-- Required work --
Search the data below for "offA"; list each line that holds it.

Stored items:
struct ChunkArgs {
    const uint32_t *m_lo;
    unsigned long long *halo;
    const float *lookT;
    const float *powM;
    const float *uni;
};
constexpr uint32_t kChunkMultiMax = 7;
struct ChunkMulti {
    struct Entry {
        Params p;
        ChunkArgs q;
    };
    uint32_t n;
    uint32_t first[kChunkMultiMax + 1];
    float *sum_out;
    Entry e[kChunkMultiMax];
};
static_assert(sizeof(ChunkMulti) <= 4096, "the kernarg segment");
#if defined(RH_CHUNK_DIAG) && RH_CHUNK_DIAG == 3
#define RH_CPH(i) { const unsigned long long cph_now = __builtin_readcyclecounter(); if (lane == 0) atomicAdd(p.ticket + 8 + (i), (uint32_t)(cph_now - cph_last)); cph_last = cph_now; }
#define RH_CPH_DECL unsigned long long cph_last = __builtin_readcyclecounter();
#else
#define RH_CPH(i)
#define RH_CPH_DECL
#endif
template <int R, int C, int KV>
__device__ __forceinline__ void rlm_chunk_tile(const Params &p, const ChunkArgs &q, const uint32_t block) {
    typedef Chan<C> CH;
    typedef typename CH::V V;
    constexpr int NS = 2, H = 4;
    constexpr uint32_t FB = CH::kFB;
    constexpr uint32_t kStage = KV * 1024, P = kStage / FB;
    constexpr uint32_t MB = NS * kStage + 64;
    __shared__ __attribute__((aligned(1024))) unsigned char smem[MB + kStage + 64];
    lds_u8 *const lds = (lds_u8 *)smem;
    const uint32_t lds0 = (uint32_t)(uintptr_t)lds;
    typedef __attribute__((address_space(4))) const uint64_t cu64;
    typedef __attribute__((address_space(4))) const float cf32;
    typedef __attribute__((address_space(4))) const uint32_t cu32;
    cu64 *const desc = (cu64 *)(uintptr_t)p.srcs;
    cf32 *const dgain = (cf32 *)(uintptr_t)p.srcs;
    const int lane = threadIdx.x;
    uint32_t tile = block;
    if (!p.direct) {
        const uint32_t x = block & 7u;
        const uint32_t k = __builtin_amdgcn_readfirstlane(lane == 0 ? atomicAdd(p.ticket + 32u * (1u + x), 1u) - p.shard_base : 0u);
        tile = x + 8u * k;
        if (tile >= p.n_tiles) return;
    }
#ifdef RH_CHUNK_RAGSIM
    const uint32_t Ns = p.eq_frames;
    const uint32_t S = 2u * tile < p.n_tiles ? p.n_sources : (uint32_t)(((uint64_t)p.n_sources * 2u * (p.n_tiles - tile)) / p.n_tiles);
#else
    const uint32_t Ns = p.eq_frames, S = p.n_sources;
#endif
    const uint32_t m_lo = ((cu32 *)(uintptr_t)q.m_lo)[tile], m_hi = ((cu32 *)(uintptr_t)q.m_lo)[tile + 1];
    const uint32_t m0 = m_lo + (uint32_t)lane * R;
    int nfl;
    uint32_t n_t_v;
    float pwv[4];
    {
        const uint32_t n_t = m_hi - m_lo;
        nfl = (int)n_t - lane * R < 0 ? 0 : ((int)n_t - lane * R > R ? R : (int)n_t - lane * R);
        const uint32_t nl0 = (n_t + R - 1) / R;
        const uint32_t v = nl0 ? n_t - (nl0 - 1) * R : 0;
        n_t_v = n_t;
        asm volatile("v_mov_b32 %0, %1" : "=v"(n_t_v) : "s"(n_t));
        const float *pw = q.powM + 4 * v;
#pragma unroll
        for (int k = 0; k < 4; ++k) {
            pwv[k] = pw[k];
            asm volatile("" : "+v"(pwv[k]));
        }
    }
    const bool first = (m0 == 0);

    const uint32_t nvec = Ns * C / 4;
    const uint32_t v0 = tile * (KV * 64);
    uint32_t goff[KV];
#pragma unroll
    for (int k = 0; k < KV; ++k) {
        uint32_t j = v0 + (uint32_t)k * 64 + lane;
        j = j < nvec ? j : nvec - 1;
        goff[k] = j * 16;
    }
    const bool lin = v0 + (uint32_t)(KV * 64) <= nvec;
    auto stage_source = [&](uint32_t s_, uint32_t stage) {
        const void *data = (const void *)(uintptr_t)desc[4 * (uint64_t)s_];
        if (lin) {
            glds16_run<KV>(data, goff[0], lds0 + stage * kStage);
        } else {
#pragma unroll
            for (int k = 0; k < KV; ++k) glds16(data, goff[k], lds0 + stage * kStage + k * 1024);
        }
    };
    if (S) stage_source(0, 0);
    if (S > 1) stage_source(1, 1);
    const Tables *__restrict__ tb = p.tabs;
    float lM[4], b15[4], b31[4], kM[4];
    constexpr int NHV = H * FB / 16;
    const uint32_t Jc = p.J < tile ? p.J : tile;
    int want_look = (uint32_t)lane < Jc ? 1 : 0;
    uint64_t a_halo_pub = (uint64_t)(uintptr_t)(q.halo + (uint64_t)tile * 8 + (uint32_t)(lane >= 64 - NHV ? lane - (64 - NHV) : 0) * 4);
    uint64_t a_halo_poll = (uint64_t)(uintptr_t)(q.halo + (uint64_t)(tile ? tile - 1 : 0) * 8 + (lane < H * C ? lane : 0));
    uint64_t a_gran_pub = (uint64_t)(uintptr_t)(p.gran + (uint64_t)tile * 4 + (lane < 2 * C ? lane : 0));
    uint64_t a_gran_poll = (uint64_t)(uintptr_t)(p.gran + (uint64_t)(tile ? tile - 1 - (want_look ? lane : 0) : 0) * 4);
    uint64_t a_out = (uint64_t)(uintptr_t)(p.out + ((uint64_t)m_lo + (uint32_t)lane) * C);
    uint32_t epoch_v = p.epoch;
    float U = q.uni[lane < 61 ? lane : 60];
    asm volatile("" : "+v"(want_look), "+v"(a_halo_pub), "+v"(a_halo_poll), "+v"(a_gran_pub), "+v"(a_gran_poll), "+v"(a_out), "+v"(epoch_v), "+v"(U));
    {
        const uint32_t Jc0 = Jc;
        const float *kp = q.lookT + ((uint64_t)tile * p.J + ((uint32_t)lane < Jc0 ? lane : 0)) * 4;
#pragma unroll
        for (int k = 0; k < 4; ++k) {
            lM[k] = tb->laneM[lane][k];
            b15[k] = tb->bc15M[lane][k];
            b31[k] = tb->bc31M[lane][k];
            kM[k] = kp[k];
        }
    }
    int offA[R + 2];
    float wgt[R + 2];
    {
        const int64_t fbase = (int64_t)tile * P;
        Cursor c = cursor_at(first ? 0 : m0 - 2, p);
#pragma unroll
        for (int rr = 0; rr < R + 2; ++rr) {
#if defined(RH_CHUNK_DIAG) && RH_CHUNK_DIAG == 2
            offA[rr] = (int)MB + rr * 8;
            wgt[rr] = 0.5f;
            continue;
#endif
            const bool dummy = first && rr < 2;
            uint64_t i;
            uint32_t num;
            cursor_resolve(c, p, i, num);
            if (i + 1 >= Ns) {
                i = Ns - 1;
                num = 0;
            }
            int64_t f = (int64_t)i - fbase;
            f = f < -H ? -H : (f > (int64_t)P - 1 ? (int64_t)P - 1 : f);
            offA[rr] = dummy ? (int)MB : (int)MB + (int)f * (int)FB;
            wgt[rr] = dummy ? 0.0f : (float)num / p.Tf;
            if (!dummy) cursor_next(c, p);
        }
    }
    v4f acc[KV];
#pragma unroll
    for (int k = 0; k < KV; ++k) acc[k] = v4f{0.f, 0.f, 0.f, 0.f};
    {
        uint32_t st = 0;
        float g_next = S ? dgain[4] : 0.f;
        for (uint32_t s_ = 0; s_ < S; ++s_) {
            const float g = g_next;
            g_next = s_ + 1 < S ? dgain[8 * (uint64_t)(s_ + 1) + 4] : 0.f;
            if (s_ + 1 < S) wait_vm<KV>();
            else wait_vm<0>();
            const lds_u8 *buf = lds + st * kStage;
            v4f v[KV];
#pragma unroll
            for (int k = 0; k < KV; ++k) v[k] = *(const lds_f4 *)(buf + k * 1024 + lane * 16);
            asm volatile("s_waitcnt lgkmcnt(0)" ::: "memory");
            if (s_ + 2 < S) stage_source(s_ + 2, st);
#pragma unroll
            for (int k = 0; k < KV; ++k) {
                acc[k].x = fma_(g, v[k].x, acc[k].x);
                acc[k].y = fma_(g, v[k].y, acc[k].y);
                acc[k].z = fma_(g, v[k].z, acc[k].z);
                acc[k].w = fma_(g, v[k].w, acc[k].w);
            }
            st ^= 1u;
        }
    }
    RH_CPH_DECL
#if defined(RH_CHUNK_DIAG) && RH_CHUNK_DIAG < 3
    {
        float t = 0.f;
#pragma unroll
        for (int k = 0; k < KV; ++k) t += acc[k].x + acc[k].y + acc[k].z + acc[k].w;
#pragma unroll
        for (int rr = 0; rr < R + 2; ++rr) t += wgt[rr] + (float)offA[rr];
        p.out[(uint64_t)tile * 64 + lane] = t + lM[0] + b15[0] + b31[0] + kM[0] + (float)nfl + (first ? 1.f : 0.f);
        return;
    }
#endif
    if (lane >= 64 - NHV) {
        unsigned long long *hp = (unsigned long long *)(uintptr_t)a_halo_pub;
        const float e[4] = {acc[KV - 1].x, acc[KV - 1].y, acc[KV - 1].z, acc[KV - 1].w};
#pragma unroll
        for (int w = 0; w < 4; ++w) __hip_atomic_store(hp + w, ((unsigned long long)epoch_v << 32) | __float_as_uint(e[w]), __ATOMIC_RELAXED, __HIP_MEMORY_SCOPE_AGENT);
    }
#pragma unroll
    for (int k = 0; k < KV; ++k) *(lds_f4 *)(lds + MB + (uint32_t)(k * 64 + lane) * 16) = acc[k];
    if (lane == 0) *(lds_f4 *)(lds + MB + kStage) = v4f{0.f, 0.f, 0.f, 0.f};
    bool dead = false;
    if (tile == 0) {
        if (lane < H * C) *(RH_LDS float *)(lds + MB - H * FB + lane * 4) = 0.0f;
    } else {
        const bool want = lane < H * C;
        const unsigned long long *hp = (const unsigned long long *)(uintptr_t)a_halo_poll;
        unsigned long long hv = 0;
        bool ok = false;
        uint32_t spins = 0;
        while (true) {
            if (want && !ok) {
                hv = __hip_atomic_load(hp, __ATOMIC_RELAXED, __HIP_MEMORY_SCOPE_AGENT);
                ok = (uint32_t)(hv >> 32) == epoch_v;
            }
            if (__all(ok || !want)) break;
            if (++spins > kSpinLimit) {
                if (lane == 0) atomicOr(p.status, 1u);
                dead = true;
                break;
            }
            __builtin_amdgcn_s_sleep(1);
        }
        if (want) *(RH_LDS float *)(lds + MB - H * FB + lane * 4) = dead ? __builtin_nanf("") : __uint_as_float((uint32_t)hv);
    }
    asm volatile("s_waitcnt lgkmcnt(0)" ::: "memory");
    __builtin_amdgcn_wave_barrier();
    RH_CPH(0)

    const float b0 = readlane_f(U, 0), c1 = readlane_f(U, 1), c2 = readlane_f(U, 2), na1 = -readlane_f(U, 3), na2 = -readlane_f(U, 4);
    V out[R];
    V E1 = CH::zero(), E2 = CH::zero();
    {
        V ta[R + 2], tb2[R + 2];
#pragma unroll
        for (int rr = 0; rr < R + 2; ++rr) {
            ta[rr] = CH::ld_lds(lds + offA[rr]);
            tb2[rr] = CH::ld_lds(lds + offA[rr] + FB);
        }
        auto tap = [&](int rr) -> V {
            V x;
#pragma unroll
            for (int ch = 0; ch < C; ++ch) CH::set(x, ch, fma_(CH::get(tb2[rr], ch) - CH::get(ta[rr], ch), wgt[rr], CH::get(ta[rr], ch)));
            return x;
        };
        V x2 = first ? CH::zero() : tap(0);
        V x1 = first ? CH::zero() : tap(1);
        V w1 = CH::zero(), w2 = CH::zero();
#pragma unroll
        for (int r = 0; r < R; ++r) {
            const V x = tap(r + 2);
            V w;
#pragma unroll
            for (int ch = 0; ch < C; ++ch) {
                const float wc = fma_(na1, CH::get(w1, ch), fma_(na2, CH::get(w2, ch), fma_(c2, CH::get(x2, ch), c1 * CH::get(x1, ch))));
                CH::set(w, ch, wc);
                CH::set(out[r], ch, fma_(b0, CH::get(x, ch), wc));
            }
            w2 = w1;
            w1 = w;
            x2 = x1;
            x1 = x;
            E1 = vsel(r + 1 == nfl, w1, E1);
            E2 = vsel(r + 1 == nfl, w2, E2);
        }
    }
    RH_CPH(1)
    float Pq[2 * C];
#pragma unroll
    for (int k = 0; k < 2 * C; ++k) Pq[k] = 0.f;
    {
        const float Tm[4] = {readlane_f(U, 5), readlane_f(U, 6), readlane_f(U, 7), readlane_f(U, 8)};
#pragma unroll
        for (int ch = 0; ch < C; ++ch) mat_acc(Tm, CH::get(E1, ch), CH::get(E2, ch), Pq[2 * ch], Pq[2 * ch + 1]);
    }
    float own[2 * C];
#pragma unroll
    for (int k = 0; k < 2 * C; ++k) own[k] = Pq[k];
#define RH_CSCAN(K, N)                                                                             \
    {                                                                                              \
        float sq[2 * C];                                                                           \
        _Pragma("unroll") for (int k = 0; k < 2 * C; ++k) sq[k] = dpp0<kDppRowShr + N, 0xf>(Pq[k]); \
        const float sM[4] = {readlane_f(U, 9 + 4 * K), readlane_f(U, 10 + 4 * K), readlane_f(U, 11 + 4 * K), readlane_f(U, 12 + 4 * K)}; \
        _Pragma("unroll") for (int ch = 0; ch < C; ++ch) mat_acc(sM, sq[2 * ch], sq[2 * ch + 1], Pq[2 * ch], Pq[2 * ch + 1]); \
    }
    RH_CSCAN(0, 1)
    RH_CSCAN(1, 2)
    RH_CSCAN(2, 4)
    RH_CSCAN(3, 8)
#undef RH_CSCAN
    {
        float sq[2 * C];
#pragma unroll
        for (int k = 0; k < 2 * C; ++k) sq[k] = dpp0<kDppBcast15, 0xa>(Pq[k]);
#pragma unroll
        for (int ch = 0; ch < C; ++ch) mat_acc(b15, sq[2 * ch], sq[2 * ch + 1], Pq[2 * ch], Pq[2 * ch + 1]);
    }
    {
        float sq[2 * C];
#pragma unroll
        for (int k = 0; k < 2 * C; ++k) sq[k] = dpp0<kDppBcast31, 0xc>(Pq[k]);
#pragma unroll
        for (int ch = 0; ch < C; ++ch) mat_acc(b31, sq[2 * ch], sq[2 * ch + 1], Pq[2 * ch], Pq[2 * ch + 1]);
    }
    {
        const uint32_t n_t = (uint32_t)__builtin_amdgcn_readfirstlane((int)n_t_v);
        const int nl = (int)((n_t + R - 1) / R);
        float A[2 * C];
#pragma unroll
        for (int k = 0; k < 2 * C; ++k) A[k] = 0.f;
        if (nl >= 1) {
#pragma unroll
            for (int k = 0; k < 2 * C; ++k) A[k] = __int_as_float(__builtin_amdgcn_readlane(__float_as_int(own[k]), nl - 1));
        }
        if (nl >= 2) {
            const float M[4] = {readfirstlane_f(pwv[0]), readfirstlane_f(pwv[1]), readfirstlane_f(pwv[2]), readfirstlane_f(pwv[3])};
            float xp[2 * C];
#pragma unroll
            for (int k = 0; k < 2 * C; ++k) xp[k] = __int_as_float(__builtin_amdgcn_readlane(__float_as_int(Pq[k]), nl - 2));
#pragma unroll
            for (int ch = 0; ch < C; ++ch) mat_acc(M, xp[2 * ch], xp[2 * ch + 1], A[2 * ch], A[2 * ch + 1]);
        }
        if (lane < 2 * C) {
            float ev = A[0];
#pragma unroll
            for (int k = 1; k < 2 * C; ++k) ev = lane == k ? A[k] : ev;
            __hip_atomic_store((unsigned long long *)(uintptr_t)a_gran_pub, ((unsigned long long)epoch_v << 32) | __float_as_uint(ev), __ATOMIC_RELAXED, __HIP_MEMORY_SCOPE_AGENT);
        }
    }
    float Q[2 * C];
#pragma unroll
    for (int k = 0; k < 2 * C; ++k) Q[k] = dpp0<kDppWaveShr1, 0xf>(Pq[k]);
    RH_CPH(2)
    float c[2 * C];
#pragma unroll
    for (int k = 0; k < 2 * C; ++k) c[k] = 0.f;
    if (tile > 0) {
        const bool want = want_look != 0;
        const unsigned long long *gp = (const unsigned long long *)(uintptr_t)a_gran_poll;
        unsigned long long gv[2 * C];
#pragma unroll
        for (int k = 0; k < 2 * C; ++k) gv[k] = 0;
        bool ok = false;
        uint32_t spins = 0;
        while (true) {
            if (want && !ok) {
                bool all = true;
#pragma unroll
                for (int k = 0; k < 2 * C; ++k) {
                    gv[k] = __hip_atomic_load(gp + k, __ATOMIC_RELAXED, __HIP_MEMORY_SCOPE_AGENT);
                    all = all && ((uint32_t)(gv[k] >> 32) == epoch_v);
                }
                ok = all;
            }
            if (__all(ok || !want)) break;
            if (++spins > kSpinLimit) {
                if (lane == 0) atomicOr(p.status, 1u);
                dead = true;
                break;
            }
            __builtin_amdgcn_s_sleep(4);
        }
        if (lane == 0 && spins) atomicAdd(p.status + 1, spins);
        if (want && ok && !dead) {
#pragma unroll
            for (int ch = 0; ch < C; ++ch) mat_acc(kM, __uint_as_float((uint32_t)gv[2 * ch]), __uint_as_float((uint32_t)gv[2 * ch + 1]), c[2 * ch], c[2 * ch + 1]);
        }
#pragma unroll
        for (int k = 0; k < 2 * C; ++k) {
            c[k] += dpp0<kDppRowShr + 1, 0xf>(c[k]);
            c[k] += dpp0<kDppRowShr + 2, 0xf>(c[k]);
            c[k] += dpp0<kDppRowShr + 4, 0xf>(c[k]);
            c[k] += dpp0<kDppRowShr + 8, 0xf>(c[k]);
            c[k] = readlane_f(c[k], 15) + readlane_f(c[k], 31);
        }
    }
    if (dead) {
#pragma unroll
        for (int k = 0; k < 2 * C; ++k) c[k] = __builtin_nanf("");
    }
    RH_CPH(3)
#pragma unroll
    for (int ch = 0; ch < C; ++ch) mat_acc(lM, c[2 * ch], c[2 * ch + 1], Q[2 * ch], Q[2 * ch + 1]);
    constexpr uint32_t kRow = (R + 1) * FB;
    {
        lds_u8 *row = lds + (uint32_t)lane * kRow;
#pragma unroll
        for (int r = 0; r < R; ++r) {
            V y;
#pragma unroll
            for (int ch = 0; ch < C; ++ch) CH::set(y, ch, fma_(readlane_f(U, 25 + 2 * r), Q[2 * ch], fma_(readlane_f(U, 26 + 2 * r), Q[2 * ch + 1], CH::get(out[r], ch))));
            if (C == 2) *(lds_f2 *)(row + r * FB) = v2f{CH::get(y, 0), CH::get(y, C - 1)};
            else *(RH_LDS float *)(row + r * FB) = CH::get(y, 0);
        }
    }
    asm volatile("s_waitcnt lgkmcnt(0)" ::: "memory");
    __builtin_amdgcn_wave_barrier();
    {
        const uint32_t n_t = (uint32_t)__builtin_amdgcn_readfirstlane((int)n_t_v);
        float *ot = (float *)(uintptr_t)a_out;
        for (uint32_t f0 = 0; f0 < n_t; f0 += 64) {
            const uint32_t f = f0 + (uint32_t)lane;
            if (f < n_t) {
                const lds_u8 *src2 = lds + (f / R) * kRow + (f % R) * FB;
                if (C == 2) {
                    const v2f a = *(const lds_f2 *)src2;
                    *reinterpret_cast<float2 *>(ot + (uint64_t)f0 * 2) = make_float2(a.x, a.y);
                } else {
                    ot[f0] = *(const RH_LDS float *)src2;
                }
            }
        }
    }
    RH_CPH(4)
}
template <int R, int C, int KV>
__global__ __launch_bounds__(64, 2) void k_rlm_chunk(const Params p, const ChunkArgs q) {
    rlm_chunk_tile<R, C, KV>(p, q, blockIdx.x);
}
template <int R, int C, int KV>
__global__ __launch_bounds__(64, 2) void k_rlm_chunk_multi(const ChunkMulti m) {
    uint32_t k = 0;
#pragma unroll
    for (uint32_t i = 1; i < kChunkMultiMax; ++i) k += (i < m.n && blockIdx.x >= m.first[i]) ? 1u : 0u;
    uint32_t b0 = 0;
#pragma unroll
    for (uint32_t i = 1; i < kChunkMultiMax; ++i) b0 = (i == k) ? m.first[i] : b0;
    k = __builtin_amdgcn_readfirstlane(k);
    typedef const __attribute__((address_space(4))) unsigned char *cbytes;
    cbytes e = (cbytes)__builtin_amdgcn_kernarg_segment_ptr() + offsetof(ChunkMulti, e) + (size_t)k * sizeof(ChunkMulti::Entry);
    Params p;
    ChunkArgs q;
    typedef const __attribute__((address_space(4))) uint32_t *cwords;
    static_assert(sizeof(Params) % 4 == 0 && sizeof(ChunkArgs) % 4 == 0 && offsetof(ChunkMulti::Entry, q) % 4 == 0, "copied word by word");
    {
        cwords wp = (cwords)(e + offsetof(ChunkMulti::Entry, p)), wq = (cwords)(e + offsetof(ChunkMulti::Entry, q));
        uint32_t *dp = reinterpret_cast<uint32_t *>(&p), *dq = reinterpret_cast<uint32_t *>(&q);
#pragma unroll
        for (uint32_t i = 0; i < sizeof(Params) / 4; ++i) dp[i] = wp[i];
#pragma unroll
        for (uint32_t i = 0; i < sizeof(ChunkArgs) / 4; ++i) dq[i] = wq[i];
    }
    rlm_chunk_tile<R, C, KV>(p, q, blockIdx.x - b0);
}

-- Problem solution --
    int offA[R + 2];
            offA[rr] = (int)MB + rr * 8;
            offA[rr] = dummy ? (int)MB : (int)MB + (int)f * (int)FB;
        for (int rr = 0; rr < R + 2; ++rr) t += wgt[rr] + (float)offA[rr];
            ta[rr] = CH::ld_lds(lds + offA[rr]);
            tb2[rr] = CH::ld_lds(lds + offA[rr] + FB);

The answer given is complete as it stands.